I have trouble with my a,b,c's when spelling opera singer names 😳


----------



## BalalaikaBoy (Sep 25, 2014)

It's not uncommon for dramatic soprani to struggle with high Cs, given they can also generally hit about a third or fourth lower than lighter soprani. Most real dramatic soprani can move down and comfortably sing mezzo if they desire (there are a few exceptions to this: ie, I don't think most people would say Nilsson sounds anything like a mezzo). Similarly, the majority of real baritones should be able to dip into the bass range and sound, if not satisfactory, at least audible (it is rare for true baritones to think they are tenors, but quite common for them to start as basses before the F-Bb range opens up at the top).


----------



## Woodduck (Mar 17, 2014)

BalalaikaBoy said:


> It's not uncommon for dramatic soprani to struggle with high Cs, given they can also generally hit about a third or fourth lower than lighter soprani. Most real dramatic soprani can move down and comfortably sing mezzo if they desire (there are a few exceptions to this: ie, I don't think most people would say Nilsson sounds anything like a mezzo).


Traubel and Flagstad are obvious and relevant examples.


----------



## Francasacchi (7 mo ago)

Woodduck said:


> Traubel and Flagstad are obvious and relevant examples.


Anny Konetzni


----------



## Francasacchi (7 mo ago)

Francasacchi said:


> Anny Konetzni


Giuseppina Cobelli, a famous Italian dramatic soprano of the 1920s and 30s who sang Wagnerian roles, lacked a high C. A couple of the Rasponi divas mention her short top. She sang the mezzo role of Leonora in La Favorita in Genoa.


----------



## Woodduck (Mar 17, 2014)

Francasacchi said:


> Giuseppina Cobelli, a famous Italian dramatic soprano of the 1920s and 30s who sang Wagnerian roles, lacked a high C. A couple of the Rasponi divas mention her short top. She sang the mezzo role of Leonora in La Favorita in Genoa.


Cobelli was Isolde in the exciting 1930 Italian-language _Tristan_ under De Sabata at La Scala. We have bits of it in terrible sound, including Cobelli's Liebestod, in which she is barely audible yet still impressive.


----------



## Francasacchi (7 mo ago)

Woodduck said:


> Cobelli was Isolde in the exciting 1930 Italian-language _Tristan_ under De Sabata at La Scala. We have bits of it in terrible sound, including Cobelli's Liebestod, in which she is barely audible yet still impressive.


Yes! Her other Wagnerian parts included Kundry and Sieglinde.


----------



## Francasacchi (7 mo ago)

Francasacchi said:


> Yes! Her other Wagnerian parts included Kundry and Sieglinde.

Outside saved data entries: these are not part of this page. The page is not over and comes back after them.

@@ -828,23 +833,18 @@
         const uint32_t d = spread[x] | spread[kCells + y] | spread[2 * kCells + z];
         const char *at = use ? reinterpret_cast<const char *>(bricks) + (((size_t)d << 2) | ((x & 1u) << 1)) : zero_entry;
         q.e = *reinterpret_cast<const uint16_t *>(at);
-        q.have_e = with_brick ? 1u : 0u;
+        return q;
       };
-      auto answer = [&](const MarchSample &q, float &new_dist, bool &full_form, int &lod_used) -> int {
-        const int gx = q.fx >> S, gy = q.fy >> S, gz = q.fz >> S;
-        const float tx = q.tx, ty = q.ty, tz = q.tz;
+      auto examine = [&](uint32_t &fx_, uint32_t &fy_, uint32_t &fz_, bool &lod_ok, uint32_t &oct12) -> bool {
+        float sx = rx, sy = ry, sz = rz, sl = ray_len;
+        asm volatile("" : "+v"(sx), "+v"(sy), "+v"(sz), "+v"(sl));
+        place(sx, sy, sz, sl, tx, ty, tz, fx_, fy_, fz_, lod, lod_ok);
+        const int gx = (int)(fx_ >> S), gy = (int)(fy_ >> S), gz = (int)(fz_ >> S);
         const float ax = lds_tab[gx + 1], bx = lds_tab[gx + 2];
         const float ay = lds_tab[kLdsStride + gy + 1], by = lds_tab[kLdsStride + gy + 2];
         const float az = lds_tab[2 * kLdsStride + gz + 1], bz = lds_tab[2 * kLdsStride + gz + 2];
         bool conf = (((int)(ax < tx) & (int)!(bx < tx)) & ((int)(ay < ty) & (int)!(by < ty)) & ((int)(az < tz) & (int)!(bz < tz))) != 0;
-        const int lod = q.lod;
-        const bool lod_ok = LOD_ALWAYS || q.lod_ok != 0u;
-        const bool coarse = (uint32_t)(lod - 1) < (uint32_t)(GRID - 1);
-        const uint2 gq = q.gq;
-        const uint32_t e = q.e;
-        prev_gx = coarse ? 0u : gq.x;
-        const bool need = q.have_e == 0u && (gq.x & kFlag) != 0u && lod > GRID && !coarse;
-        uint32_t oct12 = 0;
+        oct12 = 0;
         if (S > 0 || __any(lod >= BL)) {
           float cx = (gx & 1) ? ax : bx, cy = (gy & 1) ? ay : by, cz = (gz & 1) ? az : bz;
           cx += ts11 * ((gx & 1) ? 1.0f : -1.0f);
@@ -854,7 +854,7 @@
           if (S == 0) {
             oct12 = hx | (hy << 1) | (hz << 2);
           } else {
-            conf = conf && (((hx ^ (uint32_t)q.fx) | (hy ^ (uint32_t)q.fy) | (hz ^ (uint32_t)q.fz)) & 1u) == 0u;
+            conf = conf && (((hx ^ fx_) | (hy ^ fy_) | (hz ^ fz_)) & 1u) == 0u;
             if (__any(lod >= BL)) {
               cx += ts12 * (hx ? 1.0f : -1.0f);
               cy += ts12 * (hy ? 1.0f : -1.0f);
@@ -863,111 +863,126 @@
             }
           }
         }
+        return conf;
+      };
+      auto needs_brick = [&](const MarchSample &q, bool with_brick) -> bool {
+        const bool coarse = (uint32_t)(lod - 1) < (uint32_t)(GRID - 1);
+        prev_gx = coarse ? 0u : q.gq.x;
+        return !with_brick && (q.gq.x & kFlag) != 0u && lod > GRID && !coarse;
+      };
+      auto answer = [&](const MarchSample &q, bool with_brick, int &depth) -> bool {
+        uint32_t fx_, fy_, fz_, oct12;
+        bool lod_ok;
+        const bool conf = examine(fx_, fy_, fz_, lod_ok, oct12);
+        const bool need = needs_brick(q, with_brick);
+        return decode(q.e, q.gq, lod, oct12, depth, retired) && !need && conf && lod_ok;
+      };
+      auto answer_rare = [&](const MarchSample &q, bool with_brick, float &new_dist, bool &full_form) -> int {
+        uint32_t fx_, fy_, fz_, oct12;
+        bool lod_ok;
+        const bool conf = examine(fx_, fy_, fz_, lod_ok, oct12);
+        const bool need = needs_brick(q, with_brick);
+        if (!lod_ok) lod = step_lod(P.size, ray_len * P.pix_scale);
+        bool ok = true;
+        uint32_t xb = fx_ >> S, yb = fy_ >> S, zb = fz_ >> S;
+        uint32_t e2 = q.e;
+        uint2 g2 = q.gq;
         int depth;
-        const bool decided = decode(e, gq, lod, oct12, depth, retired) && !need;
-        new_dist = ldexpf(P.size, -depth);
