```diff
@@ -447,6 +536,10 @@
                 mt = kde_moment_table((_np(pts_p) * c_p).reshape(-1))
                 if mt is not None:
                     offs["kmt"] = blob.add(mt)
+            if dp == 2 and KDE_MOMENTS2:
+                mt = kde_moment_table2(_np(pts_p) * c_p)
+                if mt is not None:
+                    offs["kmt2"] = blob.add(mt)
         if dp + D <= 4:
             feats = np.concatenate(([_np(pts_p).reshape(m, -1) * c_p] if dp else [])
                                    + [_np(pts_y).reshape(m, -1) * c_y], axis=1)
@@ -742,6 +835,8 @@
         row[S_OFF_KR] = npk.offs.get("kr", -1)
         row[S_OFF_KV] = npk.offs.get("kv", -1)
         row[S_RES7] = npk.offs.get("kmt", -1)
+        if npk.kind == KIND_ID["kde"]:
+            row[S_OFF_W1] = npk.offs.get("kmt2", -1)
         if "wblk" in npk.offs and (n in latent_s or n in logp_s or n in params_s):
             row[S_WBLK_OFF] = npk.offs["wblk"]
             row[S_WBLK_LEN] = npk.offs["wblk_len"]
```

Just thought of this: Frida Leider sang Brunnhilde in Italian at La Scala about the same time Cobelli was singing Sieglinde there. Could they have sung in La Valkyria together?


----------



## BalalaikaBoy (Sep 25, 2014)

Woodduck said:


> Traubel and Flagstad are obvious and relevant examples.


precisely


----------



## Seattleoperafan (Mar 24, 2013)

BalalaikaBoy said:


> precisely


Traubel's Deep River is in a stunning contest down the road. Everyone is really wonderful in it. I love the song and it is a one of the greatest songs to shine in if you have a strong lower register. Many singers used it as an encore piece to great effect. Traubel made twice the money of her opera digs in her popular concerts because of her glorious alto voice which the repertoire showed up better than opera did.


----------



## Woodduck (Mar 17, 2014)

Seattleoperafan said:


> Traubel's Deep River is in a stunning contest down the road. Everyone is really wonderful in it. I love the song and it is a one of the greatest songs to shine in if you have a strong lower register. Many singers used it as an encore piece to great effect. Traubel made twice the money of her opera digs in her popular concerts because of her glorious alto voice which the repertoire showed up better than opera did.

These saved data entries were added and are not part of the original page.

constexpr float SOFTMAX_TIE = 2.98023223876953125e-08f;
__device__ __noinline__ int softmax_tie_scan(const float* __restrict__ row, float m, int lane) {
  int first = 0x7fffffff;
  const float4* p = reinterpret_cast<const float4*>(row);
  for (int k = 0; k < VOCAB / 256; ++k) {
    const float4 v = p[k * 64 + lane];
    const int i0 = (k * 64 + lane) * 4;
    if (v.w - m >= -SOFTMAX_TIE) first = i0 + 3;
    if (v.z - m >= -SOFTMAX_TIE) first = i0 + 2;
    if (v.y - m >= -SOFTMAX_TIE) first = i0 + 1;
    if (v.x - m >= -SOFTMAX_TIE) first = i0;
    if (first != 0x7fffffff) break;
  }
#pragma unroll
  for (int o = 32; o > 0; o >>= 1) first = min(first, __shfl_xor(first, o));
  return first;
}
__device__ __forceinline__ Best softmax_ties(const float* __restrict__ row, Best r, int lane) {
  if (!(r.v - r.v2 > SOFTMAX_TIE)) r.i = softmax_tie_scan(row, r.v, lane);
  return r;
}

// ... 969 lines not shown
                                                       const uint4 (&kp)[3], const uint4 (&vp)[3], bool valid) {
  slot_update_bf16(m, l, o, slot_score_bf16(qs, kp), vp, valid);
}

__device__ __forceinline__ float slot_fold_wave(float m, float& l, float (&o)[24]) {
  const float M = wave_max(m);
  const float f = (m == -INFINITY) ? 0.f : expf(m - M);
  l *= f;
#pragma unroll
  for (int i = 0; i < 24; ++i) o[i] *= f;
  return M;
}

__device__ __forceinline__ int l0_next_tok(const ArState& st, int jn, int loaded) {
  if (!st.text_plan) return 384;
  return (jn + 1 < st.plan_stride) ? min(max(loaded, 0), TEXT_VOCAB - 1) : -1;
}
__device__ __forceinline__ void lds_barrier() {
  asm volatile("s_waitcnt lgkmcnt(0)" ::: "memory");
  __builtin_amdgcn_s_barrier();
  asm volatile("" ::: "memory");
}

template <typename TKV, int NW, bool QKV, bool L0, bool LA = false, int RT = 1, bool XF = false>
__device__ __forceinline__ void attn_v2_body(const ArState st, int layer, int ns_max, int direct, int selcopy,
                                             const GemvArgs* a0) {
  constexpr int TK = NW * 16;
  constexpr bool SLOT = sizeof(TKV) < 4;
  static_assert(!QKV || (NW == 4 && sizeof(TKV) == 4), "the K-split c_attn: the fp32 parity mode's 4-wave blocks");
  static_assert(!L0 || (NW == 4 && SLOT && !QKV), "the fused layer-0 form: bf16 / fp8 KV in 4-wave blocks");
  static_assert(!LA || (NW == 4 && SLOT && !QKV && !L0), "the fused layers form: bf16 / fp8 KV in 4-wave blocks");
  constexpr bool NEWKV = QKV || L0 || LA;
  constexpr bool HIST = L0 || LA;
  constexpr int QH = NEWKV ? (3 * HD + NW * 64 - 1) / (NW * 64) : 1;
  __shared__ float wm_s[NW], wl_s[NW];
  __shared__ float wo_s[NW][4][HD];
  __shared__ float qs_s[NEWKV ? HD : 1];
  __shared__ __attribute__((aligned(16))) TKV kvh_s[NEWKV ? 2 : 1][NEWKV ? HD : 1];
  __shared__ float sv_s[L0 ? 4 : 1], sv2_s[L0 ? 4 : 1];
  __shared__ int si_s[L0 ? 4 : 1];
  __shared__ float4 sst_s;
  __shared__ __attribute__((aligned(16))) bf16_t xb_s[LA ? NW : 1][LA ? D : 8];
  __shared__ float red_s[LA ? NW : 1][LA ? 3 * HD : 1];
  const int sp = blockIdx.x, head = blockIdx.y, b = blockIdx.z;
  const int tid = threadIdx.x, wave = tid >> 6, lane = tid & 63;
  TS_DECL;
  TS_MARK(0);
  int4 rold = make_int4(-1, 0, 0, 0);
  int2 rx = make_int2(0, 0);
  bool tk = false;
  float4 lgv[L0 ? VOCAB / 1024 : 1];
  int zn[L0 ? QH : 1];
  float zg[L0 ? QH : 1], zt[L0 ? QH : 1], zp[L0 ? QH : 1];
  int jnx = 0, tnext = 384;
  int4 ri0 = make_int4(-1, 0, 0, 0);
  if constexpr (L0) {
    rold = st.rowinfo[b];
    rx = st.rowx[b];
    const unsigned pend = st.selrow[b];
    const float4* lg = reinterpret_cast<const float4*>(st.logits + (size_t)b * VOCAB);
#pragma unroll
    for (int k = 0; k < VOCAB / 1024; ++k) lgv[k] = lg[k * 256 + tid];
#pragma unroll
    for (int h = 0; h < QH; ++h) {
      const int e = min(tid + NW * 64 * h, 3 * HD - 1);
      zn[h] = (e / HD) * D + head * HD + e % HD;
      zg[h] = a0->q0_g[zn[h]];
    }
    tk = pend && rold.x >= 0;
    const int p1 = min(max(tk ? rold.y + 1 : rold.y, 0), st.max_pos - 1);
    const int t1 = tk ? rx.y : rold.z;
#pragma unroll
    for (int h = 0; h < QH; ++h) {
      zt[h] = a0->q0_text[(size_t)(t1 < 0 ? 384 : t1) * (3 * D) + zn[h]];
      zp[h] = a0->q0_pos[(size_t)p1 * (3 * D) + zn[h]];
    }
    jnx = tk ? rx.x + 1 : rx.x;
    if (st.text_plan) tnext = st.text_plan[(size_t)b * st.plan_stride + min(jnx + 1, st.plan_stride - 1)];
    ri0 = make_int4(rold.x, p1, 0, 0);
    if (rold.x < 0) {
      if (head == 0) {
        if (tid == 0) {
          st.rowinfo_n[b] = rold;
          st.rowx_n[b] = make_int2(jnx, l0_next_tok(st, jnx, tnext));
        }
// ... 230 lines not shown
      accp = acc;
      __builtin_amdgcn_sched_barrier(0);
    }
    if ((lane & 15) == 0) {
#pragma unroll
      for (int r = 0; r < 4; ++r) red_s[wave][la_tile(17) * 16 + 4 * (lane >> 4) + r] = accp[r];
    }
    lds_barrier();
#pragma unroll
    for (int h = 0; h < QH; ++h) {
      const int e = tid + NW * 64 * h;
      if (e < 3 * HD) {
        float v = 0.f;
#pragma unroll
        for (int w = 0; w < NW; ++w) v += red_s[w][e];
        newkey_put(e, v, true);
      }
    }
    q_from_lds();
    TS_MARK(1);
  }
  if constexpr (L0) {
    const GemvArgs& a = *a0;
    row_best_wave([&](int k) { return lgv[k]; }, sv_s, sv2_s, si_s);
    lds_barrier();
    int4 rn = rold;
    if (tk) {
      const Best r = row_best_merge(sv_s, sv2_s, si_s, st.logits + (size_t)b * VOCAB, lane);
      const int sl = rold.x, p = rold.y + 1, j = rx.x;
      rn = make_int4(sl, min(p, st.max_pos - 1), rx.y, min(max(r.i, 0), VOCAB - 1));
      if (head == 0 && tid == 0) {
        if (p >= st.max_pos) atomicOr(st.err, 1);
        if (j < st.plan_stride) {
          st.tok_plan[(size_t)b * st.plan_stride + j] = r.i;
          if (st.margin_plan) st.margin_plan[(size_t)b * st.plan_stride + j] = r.v - r.v2;
        }
        st.prev[sl] = r.i;
        st.pos[sl] = p;
        st.rowstep[b] = j + 1;
      }
    }
    if (head == 0 && tid == 0) {
      st.rowinfo_n[b] = rn;
      st.rowx_n[b] = make_int2(jnx, l0_next_tok(st, jnx, tnext));
    }
    float zc[QH];
#pragma unroll
    for (int h = 0; h < QH; ++h) zc[h] = a.q0_code[(size_t)min(max(rn.w, 0), VOCAB - 1) * (3 * D) + zn[h]];
    if (wave == 0) {
      const float4 s4 = q0_row_stats(a, rn, b, lane, head == 0);
      if (lane == 0) sst_s = s4;
// ... 77 lines not shown
    if (direct == ATTN_F32_ROWS) {
      st.part_o[(size_t)(b * N_HEAD + head) * NSPLIT * HD + tid] = ov * (1.0f / lv);
      return;
    }
    if (direct) {
      st.xn[direct == ATTN_XN_PACKED ? xfrag(b, head * HD + tid, D) : (size_t)b * D + head * HD + tid] = f32_to_bf16(ov * (1.0f / lv));
      return;
    }
    st.part_o[((size_t)(b * N_HEAD + head) * NSPLIT + sp) * HD + tid] = ov;
    if (tid == 0) {
      float* ml = st.part_ml + ((size_t)(b * N_HEAD + head) * NSPLIT + sp) * 2;
      ml[0] = M;
      ml[1] = lv;
    }
  }
}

Although some of her opera work was superb, I actually enjoy her more in popular music. Her low range is like a mother's hug.


----------



## Seattleoperafan (Mar 24, 2013)

Woodduck said:


> Although some of her opera work was superb, I actually enjoy her more in popular music. Her low range is like a mother's hug.

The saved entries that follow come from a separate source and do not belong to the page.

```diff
diff --git a/luminair_amd/csrc/kernels.h b/luminair_amd/csrc/kernels.h
--- a/luminair_amd/csrc/kernels.h
+++ b/luminair_amd/csrc/kernels.h
@@ -33,6 +33,7 @@
 int launch_interp_extend(uint32_t* coeffs, uint64_t coeff_stride, const uint32_t* evals, uint64_t evals_stride, uint32_t* lde,
                          uint64_t lde_stride, int ncols, int log_n, const TwPtrs& itw, const TwPtrs& tw_ext, lmn_stream_t s);
 struct PadRow;
+bool fft_interp_extend_rows_supported(int log_n, int ncols);
 bool launch_interp_extend_rows(uint32_t* coeffs, uint64_t coeff_stride, const uint32_t* rows, uint64_t n_rows, const PadRow& pad,
                                uint32_t* bad_flag, uint32_t bad_value, uint32_t* lde, uint64_t lde_stride, int ncols, int log_n,
                                const TwPtrs& itw, const TwPtrs& tw_ext, lmn_stream_t s);
diff --git a/luminair_amd/csrc/kernels_fft.hip b/luminair_amd/csrc/kernels_fft.hip
--- a/luminair_amd/csrc/kernels_fft.hip
+++ b/luminair_amd/csrc/kernels_fft.hip
@@ -361,8 +361,8 @@
   static const bool off = env_set("LMN_NO_FFT_FUSION");
   return !off && log_n > FFT_LOW_BITS && log_n - FFT_LOW_BITS <= FFT_HIGH_BITS - 1;
 }
-static void interp_extend_tail(uint32_t* coeffs, uint64_t coeff_stride, uint32_t* lde, uint64_t lde_stride, int ncols, int log_n,
-                               const TwPtrs& itw, const TwPtrs& tw_ext, lmn_stream_t s) {
+static bool interp_extend_tail(uint32_t* coeffs, uint64_t coeff_stride, uint32_t* lde, uint64_t lde_stride, int ncols, int log_n,
+                               const TwPtrs& itw, const TwPtrs& tw_ext, lmn_stream_t s, int layers_done = FFT_LOW_BITS) {
   const FftPass low{0, FFT_LOW_BITS, 0};
   FftStagePlan pl{};
   pl.lo = FFT_LOW_BITS;
@@ -378,10 +378,13 @@
 #if !defined(LMN_EMU) && !defined(LMN_BATCH)
   if (smem > 64 * 1024) allow_big_lds((const void*)k_fft_interp_extend, 160 * 1024);
 #endif
-  if (!launch_interp_extend_fixed(coeffs, coeff_stride, lde, lde_stride, log_n, itw, tw_ext, ncols, s))
+  if (!launch_interp_extend_fixed(coeffs, coeff_stride, lde, lde_stride, log_n, itw, tw_ext, ncols, layers_done, s)) {
+    if (layers_done != FFT_LOW_BITS) return false;
     LMN_LAUNCH(k_fft_interp_extend, dim3(tiles, (unsigned)((ncols + cpb - 1) / cpb)), dim3(threads), smem, s, coeffs,
                coeff_stride, coeffs, coeff_stride, lde, lde_stride, pl, itw, tw_ext, inv_pow2(log_n), ncols, cpb);
+  }
   launch_staged_pass<false>(lde, lde_stride, lde, lde_stride, 2ull << log_n, low, log_n + 1, tw_ext, 1u, ncols, s);
+  return true;
 }
 
 int launch_interp_extend(uint32_t* coeffs, uint64_t coeff_stride, const uint32_t* evals, uint64_t evals_stride, uint32_t* lde,
@@ -393,13 +396,17 @@
   return 3;
 }
 
+bool fft_interp_extend_rows_supported(int log_n, int ncols) {
+  static const bool off = env_set("LMN_NO_FFT_FIXED");
+  return !off && fft_interp_extend_supported(log_n) && fft_rows_fixed_supported(log_n, ncols);
+}
 bool launch_interp_extend_rows(uint32_t* coeffs, uint64_t coeff_stride, const uint32_t* rows, uint64_t n_rows, const PadRow& pad,
                                uint32_t* bad_flag, uint32_t bad_value, uint32_t* lde, uint64_t lde_stride, int ncols, int log_n,
                                const TwPtrs& itw, const TwPtrs& tw_ext, lmn_stream_t s) {
-  static_assert(FFT_LOW_BITS == 12, "k_fft_rows_fx is the 12-layer contiguous pass");
-  if (!fft_interp_extend_supported(log_n)) return false;
+  if (!fft_interp_extend_rows_supported(log_n, ncols) || !itw.d[0] || !tw_ext.d[0]) return false;
   if (!launch_fft_rows_fixed(coeffs, coeff_stride, rows, n_rows, ncols, log_n, pad, bad_flag, bad_value, itw, s)) return false;
-  interp_extend_tail(coeffs, coeff_stride, lde, lde_stride, ncols, log_n, itw, tw_ext, s);
+  if (!interp_extend_tail(coeffs, coeff_stride, lde, lde_stride, ncols, log_n, itw, tw_ext, s, 10))
+    throw LmnError(-100, "interp_extend_rows: no strided pass behind the row pass");
   return true;
 }
 
diff --git a/luminair_amd/csrc/phase_trace.cpp b/luminair_amd/csrc/phase_trace.cpp
--- a/luminair_amd/csrc/phase_trace.cpp
+++ b/luminair_amd/csrc/phase_trace.cpp
@@ -105,9 +105,8 @@
       inst[t].rows_dev = d_rows;
       inst[t].rows_n = ti.n_rows;
       inst[t].pad = pad;
-      const bool try_fused = env_int("LMN_ROWS_FUSION", 0) != 0 && !shard_.active && lb == 1 && ti.spec->n_pre == 0 &&
-                             fft_interp_extend_supported(ti.log_size) &&
-                             ti.log_size >= std::max(13, env_int("LMN_ROWS_FUSION_MIN_LOG", 18)) && !env_set("LMN_NO_FFT_FIXED");
+      const bool try_fused = !shard_.active && lb == 1 && ti.spec->n_pre == 0 &&
+                             fft_interp_extend_rows_supported(ti.log_size, ti.spec->n_cols);
       if (try_fused) {
         inst[t].trace_evals = nullptr;
       } else {
@@ -128,25 +127,28 @@
       int nc = ci.spec->n_cols;
       uint32_t* coeffs = arena_.alloc_words((size_t)nc * n);
       CommitOut co;
-      bool fused = false;
+      bool done = false;
       if (!ci.trace_evals) {
         uint32_t* lde = arena_.alloc_words((size_t)nc * 2 * n);
         {
           StageTimer t(this, log, stream_, C_FFT);
-          fused = launch_interp_extend_rows(coeffs, n, ci.rows_dev, ci.rows_n, ci.pad, d_bad, bad_mark, lde, 2 * n, nc, ci.log_size,
+          done = launch_interp_extend_rows(coeffs, n, ci.rows_dev, ci.rows_n, ci.pad, d_bad, bad_mark, lde, 2 * n, nc, ci.log_size,
                                             itw(ci.log_size), tw(ci.log_size + 1), stream_);
+          if (!done) {
+            uint32_t* evals = arena_.alloc_words((size_t)nc * n);
+            launch_transpose_pad_rows(ci.rows_dev, ci.rows_n, nc, ci.log_size, evals, n, 0, n, ci.pad, d_bad, stream_, bad_mark);
+            launch_interp_extend(coeffs, n, evals, n, lde, 2 * n, nc, ci.log_size, itw(ci.log_size), tw(ci.log_size + 1), stream_);
+            ci.trace_evals = evals;
+            done = true;
+          }
         }
-        if (fused) {
-          timings.fft_launches += 3;
-          timings.fft_bytes += (uint64_t)nc * 20ull * n;
-          timings.fft_butterflies += (uint64_t)nc * (n / 2) * (uint64_t)ci.log_size + (uint64_t)nc * n * (uint64_t)ci.log_size;
-          co.lde = lde;
-          co.stride = 2 * n;
-        } else {
-          throw LmnError(LMN_ERR_INTERNAL, "main trace: no row pass for a size run_main_trace had chosen it for");
-        }
-      }
-      if (!fused) co = interpolate_for_commit(coeffs, ci.trace_evals, nc, ci.log_size, -1, ci.rows_sharded);
+        timings.fft_launches += 3;
+        timings.fft_bytes += (uint64_t)nc * 20ull * n;
+        timings.fft_butterflies += (uint64_t)nc * (n / 2) * (uint64_t)ci.log_size + (uint64_t)nc * n * (uint64_t)ci.log_size;
+        co.lde = lde;
+        co.stride = 2 * n;
+      }
+      if (!done) co = interpolate_for_commit(coeffs, ci.trace_evals, nc, ci.log_size, -1, ci.rows_sharded);
       ci.main_start = off;
       off += nc;
       for (int c = 0; c < nc; ++c)
diff --git a/luminair_amd/roofline.py b/luminair_amd/roofline.py
--- a/luminair_amd/roofline.py
+++ b/luminair_amd/roofline.py
@@ -12,7 +12,8 @@
 INSTR_PER_COMPRESSION, INSTR_PER_BUTTERFLY = 12 * 80 + 16, 11
 
 KERNEL_FAMILIES = {
-    "k_fft_fx": ("fft", ["k_fft_staged<false>", "k_fft_staged<true>", "k_fft_interp_extend", "k_fft_fx", "k_fft_interp_extend_fx"],
+    "k_fft_fx": ("fft", ["k_fft_staged<false>", "k_fft_staged<true>", "k_fft_interp_extend", "k_fft_fx", "k_fft_interp_extend_fx",
+                              "k_fft_rows_fx", "k_fft_interp_extend_rows_fx"],
                  "fft_butterflies", BUTTERFLY_PEAK_G, "G butterflies/s", INSTR_PER_BUTTERFLY),
     "k_merkle_fused": ("merkle_fused", ["k_merkle_fused", "k_merkle_fused<0>", "k_merkle_fused<1>", "k_merkle_fused<2>",
                                         "k_merkle_fused<3>", "k_merkle_fused<4>"],
```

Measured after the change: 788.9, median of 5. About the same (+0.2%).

The things you say sometime  I agree with you.


----------



## Shaafee Shameem (Aug 4, 2021)

Francasacchi said:


> Giuseppina Cobelli, a famous Italian dramatic soprano of the 1920s and 30s who sang Wagnerian roles, lacked a high C. A couple of the Rasponi divas mention her short top. She sang the mezzo role of Leonora in La Favorita in Genoa.


She also sang Eboli.


----------



## Francasacchi (7 mo ago)

Shaafee Shameem said:


> She also sang Eboli.


Yes. Toscannini chose her for the production. Scacciati was Elisabetta.


----------